Machine Learning (deutsch: Maschinelles Lernen) und KI erobern immer mehr Branchen und Aspekte unseres Lebens, und die Logistik ist da keine Ausnahme. Wenn es um die Lieferkette geht, können KI und maschinelles Lernen äußerst nützlich sein. Mit ihnen lassen sich Prozesse optimieren, Fehler vermeiden, die Menschen machen oder übersehen können, und künftige Chancen und Herausforderungen vorhersagen. Ein Computer-Vision-Modell kann Objekte in seiner Umgebung mit Hilfe von Bild- und Videokommentaren identifizieren und dann mit diesen Objekten interagieren oder sie bei Bedarf vermeiden. Diese Technologie hat das Potenzial, die Sicherheit am Fließband erheblich zu verbessern und die Produktivität der Fertigung zu steigern. Dieser Artikel befasst sich mit den wichtigsten Anwendungsfällen für maschinelles Lernen in der Logistik, ihren Vorteilen und der Verbesserung von Logistikprozessen. Lassen Sie uns eintauchen:

Was ist Machine Learning?

Machine Learning (deutsch: Maschinelles Lernen) ist ein Teilbereich der künstlichen Intelligenz, der es einem System ermöglicht, Daten zu verstehen und zu nutzen, um die Leistung eines Modells zu verbessern, ohne dass es speziell dafür entwickelt wurde. Algorithmen des maschinellen Lernens verwenden historische Daten als Eingabe, um neue Ausgabewerte vorherzusagen. Sie werden darauf trainiert, mithilfe statistischer Methoden Klassifizierungen oder Vorhersagen zu treffen, die wichtige Erkenntnisse liefern.

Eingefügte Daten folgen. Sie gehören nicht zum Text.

+                            }
+                        }
+                        static_assert(NPS_STAGE_COPIES == 3, "two copies behind the first k-step, one behind the second");
+                        const bool last = mat_next < 0;
+                        if (last && r == NPS_STAGES - 1) break;
+                        const int behind = !last || r + 3 < NPS_STAGES ? 2 : NPS_STAGES - 2 - r;
+                        if (behind == 2) td_ring_barrier<2 * NPS_STAGE_COPIES>();
+                        else if (behind == 1) td_ring_barrier<NPS_STAGE_COPIES>();
+                        else td_ring_barrier<0>();
+                    }
+                    continue;
+                }
                 const int chunk = 2 * half + kc;
                 const uint4 *src = chunk + 1 < NPS_CHUNKS ? B + (size_t)(chunk + 1) * NPS_CHUNK_U4
                                                             : (mat_next >= 0 ? mat_ptr(mat_next) : nullptr);
@@ -421,6 +479,7 @@
     for (int i = 0; i < a.nseg; ++i) split = split && a.seg[i].st.use_split && a.seg[i].st.projB3 != nullptr;
     const dim3 grid(total_blocks), block(256);
     if (split && a.seg[0].st.async_copy && a.seg[0].st.bpipe) return td_launch<node_proj_split_kernel<true, true>>(grid, block, NPS_LDS_BYTES, s, a, h);
+    if (split && a.seg[0].st.async_copy && a.seg[0].st.ring) return td_launch<node_proj_split_kernel<true, false, true>>(grid, block, NPS_LDS_BYTES, s, a, h);
     if (split && a.seg[0].st.async_copy) return td_launch<node_proj_split_kernel<true, false>>(grid, block, NPS_LDS_BYTES, s, a, h);
     if (split) return td_launch<node_proj_split_kernel<false, false>>(grid, block, NPS_LDS_BYTES, s, a, h);
     return td_launch<node_proj_kernel>(grid, block, NP_LDS_BYTES, s, a, h);
diff --git a/targetdiff_amd/csrc/pack.cpp b/targetdiff_amd/csrc/pack.cpp
--- a/targetdiff_amd/csrc/pack.cpp
+++ b/targetdiff_amd/csrc/pack.cpp
@@ -383,6 +383,7 @@
     {"node_proj_split", &TdOptions::node_proj_split, OPT_FLAG, 0, 1},
     {"node_proj_bpipe", &TdOptions::node_proj_bpipe, OPT_FLAG, 0, 1},
     {"node_proj_async", &TdOptions::node_proj_async, OPT_FLAG, 0, 1},
+    {"node_proj_ring", &TdOptions::node_proj_ring, OPT_FLAG, 0, 1},
     {"edge_key_split", &TdOptions::edge_key_split, OPT_FLAG, 0, 1},
     {"edge_first_layer_f16", &TdOptions::edge_first_layer_f16, OPT_FLAG, 0, 1},
     {"edge_second_layer_f16", &TdOptions::edge_second_layer_f16, OPT_FLAG, 0, 1},
@@ -407,7 +408,7 @@
     m->gate.use_split = o.edge_key_split != 0;
     for (int l = 0; l < m->cfg.num_layers * stage_rows(m->cfg); ++l) {
         TdLayer &L = m->layers[l];
-        for (TdNodeStage *n : {&L.nodeX2h, &L.nodeH2x}) { n->use_split = o.node_proj_split != 0; n->bpipe = o.node_proj_bpipe != 0; n->async_copy = o.node_proj_async != 0; }
+        for (TdNodeStage *n : {&L.nodeX2h, &L.nodeH2x}) { n->use_split = o.node_proj_split != 0; n->bpipe = o.node_proj_bpipe != 0; n->async_copy = o.node_proj_async != 0; n->ring = o.node_proj_ring != 0; }
         for (TdEdgeMlp *e : {&L.hk, &L.hv, &L.xk, &L.xv}) {
             e->use_split = e->R16q && o.edge_key_split != 0;
             e->l1_f16 = e->R16h && e->f16_safe && o.edge_first_layer_f16 != 0;
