struct ProfScope {
    gft_engine* e;
    hipEvent_t a = nullptr, b = nullptr;
    ProfScope(gft_engine* e_, const char* cat) : e(e_) {
        if (!e->profiling || (e->profiling == 2 && std::strcmp(cat, "scan") != 0)) return;
        auto get = [&](hipEvent_t* ev) {
            if (!e->prof_pool.empty()) { *ev = e->prof_pool.back(); e->prof_pool.pop_back(); return true; }
            return hipEventCreate(ev) == hipSuccess;
        };
        if (!get(&a) || !get(&b)) { a = b = nullptr; return; }
        (void)hipEventRecord(a, e->stream);
        e->prof[cat].ev.emplace_back(a, b);
    }
    ~ProfScope() { if (b) (void)hipEventRecord(b, e->stream); }
};

template <class T>
int upload(gft_engine* e, DevBuf& buf, const std::vector<T>& v, const char* what) {
    HIP_TRY(buf.ensure(std::max<size_t>(v.size() * sizeof(T), 16)), what);
    if (!v.empty()) HIP_TRY(hipMemcpyAsync(buf.p, v.data(), v.size() * sizeof(T), hipMemcpyHostToDevice, e->stream), what);
    return GFT_OK;
}

int check_program(const gft_engine* e, const uint32_t* w, uint64_t len, uint32_t n_slots, uint32_t idx, ProgramTraits* traits = nullptr) {
    uint32_t sp = 0, psp = 0, g_tot = 0, g_psp = 0, max_sp = 0;
    std::vector<uint32_t> group_slots;
    std::vector<uint32_t> pcnt;
    bool in_group = false;
    auto bad = [&](const char* m) {
        return fail(e, GFT_E_INVALID, "program " + std::to_string(idx) + ": " + m);
    };
    for (uint64_t pc = 0; pc < len; pc++) {
        const uint32_t op = w[pc] >> 28;
        const bool fl = (w[pc] & GFT_INORD_FLAG) != 0;
        switch (op) {
        case GFT_OP_UNIT:
            if ((w[pc] & GFT_SLOT_MASK) >= n_slots) return bad("slot out of range");
            sp++;
            if (fl) { pcnt.push_back(1); in_group = true; group_slots.push_back(w[pc] & GFT_SLOT_MASK); }
            break;
        case GFT_OP_AND:
        case GFT_OP_OR:
            if (sp < 2) return bad("operand stack underflow");
            sp--;
            if (fl) {
                if (pcnt.size() < 2) return bad("INORD operand stack underflow");
                uint32_t r = pcnt.back(); pcnt.pop_back();
                if (op == GFT_OP_AND) pcnt.back() = r; else pcnt.back() += r;
            }
            break;
        case GFT_OP_NOT:
            if (sp < 1) return bad("operand stack underflow");
            if (in_group) return bad("NOT inside INORD");
            break;
        case GFT_OP_INORD:
            if (sp < 1 || pcnt.size() != 1) return bad("malformed INORD group");
            pcnt.clear(); in_group = false;
            if (traits && (g_tot > kMaxPairs || g_psp > kMaxPairDepth) && g_tot <= kMaxPairsWide && g_psp <= kMaxPairDepthWide) {
                traits->wide_pairs = std::max(traits->wide_pairs, g_tot);
                traits->wide_groups.push_back(pc);
            }
            g_tot = g_psp = 0;
            if (traits && group_slots.size() > 1) traits->inord_slots.insert(traits->inord_slots.end(), group_slots.begin(), group_slots.end());
            group_slots.clear();
            break;
        default:
            return bad("unknown opcode");
        }
        max_sp = std::max(max_sp, sp);
        if (sp > kMaxBoolDepth && !traits)
            return fail(e, GFT_E_UNSUPPORTED, "program " + std::to_string(idx) + ": operand stack deeper than " +
                                                   std::to_string(kMaxBoolDepth));
        uint32_t tot = 0;
        for (uint32_t c : pcnt) tot += c;
        psp = (uint32_t)pcnt.size();
        g_tot = std::max(g_tot, tot); g_psp = std::max(g_psp, psp);
        if (tot > kMaxPairs || psp > kMaxPairDepth) {
            if (!traits) return fail(e, GFT_E_UNSUPPORTED, "program " + std::to_string(idx) + ": INORD group too wide for the device solver");
            if (tot > kMaxPairsWide || psp > kMaxPairDepthWide) traits->over_limit = true;
        }
    }
    if (sp != 1 || !pcnt.empty()) return bad("program does not reduce to one value");
    if (traits && traits->wide_pairs && max_sp > kMaxPairDepthWide) traits->over_limit = true;
    if (traits) {
        std::sort(traits->inord_slots.begin(), traits->inord_slots.end());
        traits->inord_slots.erase(std::unique(traits->inord_slots.begin(), traits->inord_slots.end()), traits->inord_slots.end());
    }
    return GFT_OK;
}
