namespace temp {

struct HxPacked { const hx_u32x4* b[PANEL_MAXP]; const unsigned* keys[PANEL_MAXP]; };

template <int G, class Epi>
__global__ void __launch_bounds__(BX_THREADS, (G <= 4 ? 3 : 2)) k_gemm_hxp(PanelBatch<Epi> batch, BxGeom g, HxPacked packed, int keys_by_out) {
  constexpr int PIECES = G * 128;
  constexpr int NPC = (PIECES + BX_THREADS - 1) / BX_THREADS;
  __shared__ __attribute__((aligned(16))) hx_u32x4 Bs[2][PIECES];
  const PanelProblem<Epi>& pb = batch.p[blockIdx.y];
  const int M = pb.M;
  const int xcd = blockIdx.x & 7, local = blockIdx.x >> 3;
  const int grp = local % g.n_groups, rt_local = local / g.n_groups;
  const int rt = xcd * g.per_xcd + rt_local;
  if (rt_local >= g.per_xcd || rt * 128 >= M) return;
  const bool tail = grp == g.n_groups - 1;
  const int t0 = tail ? g.n_tiles - G : grp * G;
  const int t_store = tail ? G - g.tail_store : 0;
  const int n0 = t0 * 32;
  const int N = g.N, K = g.K;
  const float* __restrict__ A = pb.A;
  const int32_t* __restrict__ a_idx = pb.a_idx;
  const Epi& epi = pb.epi;
  const int lane = threadIdx.x & 63, wave = threadIdx.x >> 6;
  const int hh = lane >> 5, li = lane & 31;
  const int row = rt * 128 + wave * 32 + li;
  long a_src = -1;
  if (row < M) a_src = a_idx ? (long)a_idx[row] : (long)row;
  const float* aptr = A + (size_t)(a_src >= 0 ? a_src : 0) * g.lda;
  const unsigned akey = pb.a_keys[a_src >= 0 ? (keys_by_out ? (long)row : a_src) : 0];
  const float sa = hx_scale(akey);
  const int kclamp = K - 4;

  f32x16 acc[G];
#pragma unroll
  for (int t = 0; t < G; ++t)
#pragma unroll
    for (int r = 0; r < 16; ++r) acc[t][r] = 0.f;

  const hx_u32x4* bsrc = packed.b[blockIdx.y] + (size_t)t0 * 128;
  const size_t slab_stride = (size_t)g.n_tiles * 128;
  int piece[NPC];
#pragma unroll
  for (int i = 0; i < NPC; ++i) piece[i] = (threadIdx.x + i * BX_THREADS) % PIECES;
  hx_u32x4 br[NPC];
  const int nslabs = (K + 15) >> 4;
  auto fetch_b = [&](int s) {
    const hx_u32x4* p = bsrc + (size_t)(s < nslabs ? s : nslabs - 1) * slab_stride;
#pragma unroll
    for (int i = 0; i < NPC; ++i) br[i] = p[piece[i]];
  };
  auto fetch_a = [&](float4 (&a)[2], int k0) {
    const int k = k0 + 8 * hh;
    a[0] = ld4(aptr + (k <= kclamp ? k : kclamp));
    a[1] = ld4(aptr + (k + 4 <= kclamp ? k + 4 : kclamp));
  };
  float4 a1[2], a2[2];
  hx_u32x4 AH, AL, NH, NL;
  constexpr int NCHUNK = 4 + NPC;
  auto chunk = [&](int c, int buf) {
    if (c < 4) {
      const float4 f = a1[c >> 1];
      unsigned h, l;
      hx_split_pair((c & 1) ? f.z : f.x, (c & 1) ? f.w : f.y, sa, h, l);
      NH[c] = h; NL[c] = l;
    } else {
      Bs[buf][piece[c - 4]] = br[c - 4];
    }
  };

  fetch_b(0);
  fetch_a(a1, 0);
#pragma unroll
  for (int c = 0; c < NCHUNK; ++c) chunk(c, 0);
  AH = NH; AL = NL;
  fetch_a(a1, 16);
  __syncthreads();
  for (int s = 0; s < nslabs; ++s) {
    fetch_b(s + 1);
    fetch_a(a2, s * 16 + 32);
    const hx_f16x8 ah = hx_frag(AH), al = hx_frag(AL);
    const hx_u32x4* bs = &Bs[s & 1][lane];
    constexpr int NP = (G + 1) / 2;
    constexpr int NSLOT = (G * 3) / 2;
    constexpr int FIRST_B = NSLOT - NPC > 4 ? NSLOT - NPC : 4;
    hx_u32x4 wf[2][2][2];
#pragma unroll
    for (int u = 0; u < 2; ++u)
#pragma unroll
      for (int p = 0; p < 2; ++p)
        if (u < G) wf[0][u][p] = bs[(u * 2 + p) * 64];
    __builtin_amdgcn_sched_barrier(0);
    int slot = 0;
#pragma unroll
    for (int pr = 0; pr < NP; ++pr) {
      const bool two = 2 * pr + 1 < G;
#pragma unroll
      for (int j = 0; j < 3; ++j) {
#pragma unroll
        for (int u = 0; u < 2; ++u) {
          if (u == 1 && !two) continue;
          const int t = 2 * pr + u;
          const hx_f16x8 wh = hx_frag(wf[pr & 1][u][0]), wl = hx_frag(wf[pr & 1][u][1]);
          if (j == 0) acc[t] = __builtin_amdgcn_mfma_f32_32x32x16_f16(wl, ah, acc[t], 0, 0, 0);
          if (j == 1) acc[t] = __builtin_amdgcn_mfma_f32_32x32x16_f16(wh, al, acc[t], 0, 0, 0);
          if (j == 2) acc[t] = __builtin_amdgcn_mfma_f32_32x32x16_f16(wh, ah, acc[t], 0, 0, 0);
          if (j == 0 && pr + 1 < NP) {
            const int tn = 2 * (pr + 1) + u;
            if (tn < G) {
#pragma unroll
              for (int p = 0; p < 2; ++p) wf[(pr + 1) & 1][u][p] = bs[(tn * 2 + p) * 64];
            }
          }
          if (slot & 1) {
            const int c = slot >> 1;
            if (c < 4) chunk(c, (s + 1) & 1);
            else if (c >= FIRST_B && c - FIRST_B + 4 < NCHUNK) chunk(c - FIRST_B + 4, (s + 1) & 1);
          }
          ++slot;
          __builtin_amdgcn_sched_barrier(0);
        }
      }
    }
#pragma unroll
    for (int c = 0; c < NCHUNK; ++c) {
      const bool done = c < 4 ? c < NSLOT : (FIRST_B + c - 4 < NSLOT);
      if (!done) chunk(c, (s + 1) & 1);
    }
    a1[0] = a2[0]; a1[1] = a2[1];
    AH = NH; AL = NL;
    __syncthreads();
  }

  const bool row_ok = row < M;
  if (a_idx && a_src < 0) {
#pragma unroll
    for (int t = 0; t < G; ++t)
#pragma unroll
      for (int r = 0; r < 16; ++r) acc[t][r] = 0.f;
  }
  const typename Epi::RowCtx rc = epi.row_ctx(row_ok ? row : 0);
  const float ia = hx_inv_scale(akey);
  const unsigned* ckeys = packed.keys[blockIdx.y] + n0;
  constexpr int EG = 4;
#pragma unroll
  for (int t0e = 0; t0e < G; t0e += EG) {
    float4 pre[EG][4];
    bool ok[EG][4];
#pragma unroll
    for (int u = 0; u < EG; ++u) {
      const int t = t0e + u;
      if (t >= G) continue;
#pragma unroll
      for (int q = 0; q < 4; ++q) {
        const int col = n0 + t * 32 + 8 * q + 4 * hh;
        ok[u][q] = row_ok && col < N && t >= t_store;
        pre[u][q] = epi.pre4(rc, ok[u][q] ? row : 0, ok[u][q] ? col : 0);
      }
    }
#pragma unroll
    for (int u = 0; u < EG; ++u) {
      const int t = t0e + u;
      if (t >= G) continue;
#pragma unroll
      for (int q = 0; q < 4; ++q) {
        const int cl = t * 32 + 8 * q + 4 * hh, col = n0 + cl;
        if (ok[u][q]) {
          const float i0 = ia * hx_inv_scale(ckeys[cl]), i1 = ia * hx_inv_scale(ckeys[cl + 1]), i2 = ia * hx_inv_scale(ckeys[cl + 2]), i3 = ia * hx_inv_scale(ckeys[cl + 3]);
          epi.fin4(rc, row, col, make_float4(acc[t][4 * q] * i0, acc[t][4 * q + 1] * i1, acc[t][4 * q + 2] * i2, acc[t][4 * q + 3] * i3), pre[u][q]);
        }
      }
    }
  }
}

#define HX_KEYS_OFFSET (4u << 20)

inline size_t hx_pack_bytes(int N, int K) { return hx_packed_items(N, K) * 16 + (size_t)ceil_div(N, 32) * 32 * 4; }

static __global__ void __launch_bounds__(256) k_absmax_rows_idx(int M, int K, const float* __restrict__ A, int lda, const int32_t* __restrict__ a_idx,
                                                                unsigned* __restrict__ keys) {
  const int lane = threadIdx.x & 63, k4 = K >> 2;
  const int gw = blockIdx.x * 4 + (threadIdx.x >> 6), nw = gridDim.x * 4;
  for (int r0 = gw; r0 < M; r0 += 4 * nw) {
    float4 v[4];
    int src[4];
#pragma unroll
    for (int u = 0; u < 4; ++u) { const int r = r0 + u * nw; src[u] = r < M ? (a_idx ? a_idx[r] : r) : -1; }
#pragma unroll
    for (int u = 0; u < 4; ++u) v[u] = (src[u] >= 0 && lane < k4) ? ld4(A + (size_t)src[u] * lda + 4 * lane) : zero4();
#pragma unroll
    for (int u = 0; u < 4; ++u) {
      const int r = r0 + u * nw;
      unsigned k = hx_abs_bits4(v[u]);
      if (r < M) {
        for (int c = 256 + 4 * lane; c < K; c += 256) k = max(k, src[u] >= 0 ? hx_abs_bits4(ld4(A + (size_t)src[u] * lda + c)) : 0u);
        k = hx_wave_max(k);
        if (lane == 0) keys[r] = k;
      }
    }
  }
}

struct AbsRowsBatch { int M[PANEL_MAXP]; const float* A[PANEL_MAXP]; const int32_t* idx[PANEL_MAXP]; unsigned* keys[PANEL_MAXP]; };
static __global__ void __launch_bounds__(256) k_absmax_rows_idx_multi(AbsRowsBatch b, int K, int lda) {
  const int pr = blockIdx.y;
  const int M = b.M[pr];
  const float* __restrict__ A = b.A[pr];
  const int32_t* __restrict__ a_idx = b.idx[pr];
  unsigned* __restrict__ keys = b.keys[pr];
  const int lane = threadIdx.x & 63, k4 = K >> 2;
  const int gw = blockIdx.x * 4 + (threadIdx.x >> 6), nw = gridDim.x * 4;
  for (int r0 = gw; r0 < M; r0 += 4 * nw) {
    float4 v[4];
    int src[4];
#pragma unroll
    for (int u = 0; u < 4; ++u) { const int r = r0 + u * nw; src[u] = r < M ? (a_idx ? a_idx[r] : r) : -1; }
#pragma unroll
    for (int u = 0; u < 4; ++u) v[u] = (src[u] >= 0 && lane < k4) ? ld4(A + (size_t)src[u] * lda + 4 * lane) : zero4();
#pragma unroll
    for (int u = 0; u < 4; ++u) {
      const int r = r0 + u * nw;
      unsigned k = hx_abs_bits4(v[u]);
      if (r < M) {
        for (int c = 256 + 4 * lane; c < K; c += 256) k = max(k, src[u] >= 0 ? hx_abs_bits4(ld4(A + (size_t)src[u] * lda + c)) : 0u);
        k = hx_wave_max(k);
        if (lane == 0) keys[r] = k;
      }
    }
  }
}

template <class Epi>
static inline bool hx_supported(const PanelBatch<Epi>& batch, int count, const BxGeom& g) {
  if (!hx_enabled() || g.K % 4 || g.lda % 4) return false;
  size_t need_keys = 0;
  for (int i = 0; i < count; ++i)
    if (!batch.p[i].a_keys) need_keys += align_up((size_t)(batch.p[i].M > 0 ? batch.p[i].M : 0) * 4, 256);
  if (need_keys > 0 && ceil_div(g.N, 32) < 16 && g.K < 400 && !(option(TEMP_OPT_DEBUG) & 0x800)) return false;
  return need_keys <= BX_SLOT_BYTES - HX_KEYS_OFFSET;
}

Die Rolle des Machine Learnings in der Logistik

Beispiele für Machine Learning (maschinelles Lernen) in der Logistik, wie Lastwagen eine Brücke überquerenMuster in Lieferkettendaten werden häufig mit Hilfe des maschinellen Lernens entdeckt, indem man sich auf Algorithmen stützt, die schnell die einflussreichsten Faktoren ermitteln können. Der Algorithmus und die Logistikunternehmen, die ihn einsetzen, können schnell große, unterschiedliche Datensätze analysieren und so die Genauigkeit der Nachfrageprognosen verbessern. Im kollaborativen Lieferketten- und Logistiksegment hilft das Machine Learning, die Frachtkosten zu senken, die Lieferleistung der Lieferanten zu verbessern und das Lieferantenrisiko zu verringern.

Die Digitalisierung der logistischen Planung durch Machine Learning kann dabei helfen, unvorhergesehene Umstände vorherzusehen und so die Wahrscheinlichkeit von Missgeschicken bei der Lieferung von Waren zu verringern. In der Logistikbranche ersetzt maschinelles Lernen die komplexen Schritte der Planung und Disposition, arbeitet mit größerer Genauigkeit und Effizienz und rationalisiert so die Prozesse.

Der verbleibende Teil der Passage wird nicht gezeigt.